Entscheidend ist aber nicht der reine Inhalt der Tat, sondern die Liebe, mit der sie erfolgt. Man kann zu dem Gedanken kommen, daß die Liebe jeden Sinn erst begründet. Der eigentliche, der höch­ste für den Menschen faßbare Sinn ist es doch wohl, wenn die Welt zu einem Kosmos der Liebe wird. Welche Taten die Menschen auf diesem Wege tun, das wird sich aus der Sache selbst ergeben. Das Sinngebende jeder dieser Taten ist aber letztlich die Liebe, die sie trägt und der sie auch verpflichtet sind (indem es Taten der Liebe sind und sein wol­len). Weil der Sinn und das Sinngebende die Liebe ist, kann hier nie eine vorgegebene Aufgabe gemeint sein, denn die Liebe ist nur in absoluter Freiheit möglich und existierend.

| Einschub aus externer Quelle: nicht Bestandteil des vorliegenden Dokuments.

template <int W32, typename TabPtr>
__device__ __forceinline__ void nibble_matvec_part(TabPtr tab, int nlo, int nhi, const uint32_t (&x)[W32],
                                                   uint32_t (&y)[W32]) {
    constexpr int C = (W32 % 4 == 0) ? 4 : (W32 % 2 == 0 ? 2 : 1);
    constexpr int NC = W32 / C;
    typedef uint32_t chunk_t __attribute__((ext_vector_type(C)));
#pragma unroll
    for (int w = 0; w < W32; w++) {
        uint32_t xw = x[w];
        asm volatile("" : "+v"(xw));
#pragma unroll
        for (int q = 0; q < 8; q += 2) {
// ... 587 lines not shown
    __builtin_amdgcn_s_setprio(3);
    uint32_t a[256], b[256], pa[256], pb[256], cnt[8];
    if constexpr (SMALL) {
#ifdef BBB_SMALL_THROTTLE
        asm volatile("" ::: BBB_SMALL_THROTTLE);
#endif
        const uint32_t voff = (uint32_t)LG * 4u;
#define BBB_PLANE(p) (*reinterpret_cast<const uint32_t *>(reinterpret_cast<const char *>(planes + (size_t)(p) * nlanes) + (unsigned long long)voff))
#define BBB_PARK(p) { const uint32_t v_ = BBB_PLANE(p); BBB_ACC_WRITE(pa[p], v_); }
        LUTOPT256_FOR_PARKED_HI(BBB_PARK)
#undef BBB_PARK
#pragma unroll
        for (int p = 0; p < 256; p++)
            if (!lutopt256_hi_is_parked(p)) a[p] = BBB_PLANE(p);
#undef BBB_PLANE
    } else {
#pragma unroll
        for (int p = 0; p < 256; p++) b[p] = planes[(size_t)p * nlanes + LG];
        lutopt256_advance(b, a);
#define BBB_PARK(p) BBB_ACC_WRITE(pa[p], a[p]);
        LUTOPT256_FOR_PARKED_HI(BBB_PARK)
#undef BBB_PARK
    }
    u32x4 *out = stage_row(stage, wave, L, lane);
#pragma unroll 1
    for (unsigned t = 0; t < L; t += 2) {
        lutopt256_step_parked_hi(a, pa, b, pb, cnt);
        {
        __builtin_nontemporal_store((u32x4){cnt[0], cnt[1], cnt[2], cnt[3]}, out);
        __builtin_nontemporal_store((u32x4){cnt[4], cnt[5], cnt[6], cnt[7]}, out + kStageHalfVecs);
        }
        lutopt256_step_parked_hi(b, pb, a, pa, cnt);
        {
        __builtin_nontemporal_store((u32x4){cnt[0], cnt[1], cnt[2], cnt[3]}, out + kStageStepVecs);
        __builtin_nontemporal_store((u32x4){cnt[4], cnt[5], cnt[6], cnt[7]}, out + kStageStepVecs + kStageHalfVecs);
        }
        out += 2 * kStageStepVecs;
    }
}

int awgn256_planes_launch(const uint32_t *d_planes, void *stage, unsigned L, unsigned nlanes, hipStream_t st, bool small_footprint) {
    if (L & 1) return fail(BBB_EINVAL, "segment length must be even");
    if (small_footprint)
        hipLaunchKernelGGL(awgn256_planes_kernel<true>, dim3(nlanes / 64), dim3(64), 0, st, d_planes, (u32x4 *)stage, L, nlanes);
    else
        hipLaunchKernelGGL(awgn256_planes_kernel<false>, dim3(nlanes / 64), dim3(64), 0, st, d_planes, (u32x4 *)stage, L, nlanes);
    BBB_HIP(hipGetLastError());
    return BBB_OK;
}

constexpr unsigned kUnplaneRaw = kStageUnitBytes, kUnplaneLds = 3 * kStageUnitBytes, kUnplaneLdsTx = kUnplaneLds + 32 * 1024 + 2 * 2048;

Es geht aber auch nicht um die Liebe als Selbstzweck, das wäre ein Widerspruch in sich. Die Liebe ist immer auf etwas gerichtet und zwar ganz real und völlig. Wirkliche Liebe hat immer ein Ziel, in dem sie jeweils ihren Sinn ganz findet. So ist also die Liebe einerseits das Sinngebende, sie selbst richtet sich aber auf etwas, das nun zum eigentlichen Sinn wird. Damit wird für mich alles, worauf ich meine Liebe richte, zum Sinn. Hier hört alles Fragen nach dem Sinn (transzendent und teleologisch verstan­den) zunächst auf, denn alles was ist, stiftet mir Sinn, sobald es von meiner Liebe erfaßt wird.

Die Taten der Liebe werden darauf gerichtet sein, zu helfen, wirkliche Verbindungen zu schaffen und das Reich der Liebe zu erweitern. Diese Aufgaben sind nie zuende, denn jede Verbindung ist immer unendlich zu vertiefen, viele Verbindungen sind überhaupt schwer zu erreichen. Es geht um die wesenhafte Verbindung aller Menschen unterein­ander, und schließlich auch um die wesenhafte Verbindung zu einem Tier, einer Pflanze, einem Stein, zu den Ver­storbenen, zu den Engeln, zu den noch höheren Wesenheiten und zu Gott selbst. Wenn einst in dieser Weise wieder alles miteinander verbunden sein wird, dann ist Weiteres möglich, was jetzt jenseits alles Vorstellbaren liegt. Wer aber stets nach einem teleologischen Sinn des Kosmos fragt, der hat einfach die Liebe noch überhaupt nicht verwirk­licht oder kennengelernt. Jedes endlos beharrende Fragen nach einem Sinn entspricht noch dem niederen Ich, das nur tätig wird, wenn es weiß, daß das Ergebnis der Handlung wieder auf es selbst zentriert ist. Das höhere Ich handelt, weil es weiß, daß seine Handlung jetzt sinnvoll und notwendig ist, und es braucht nicht zu wissen, ob die Welt mit ei­nem "letzten" Sinn verbunden oder absolut unendlicher Entwicklung (womit das Fragen auch aufhören würde) fähig ist.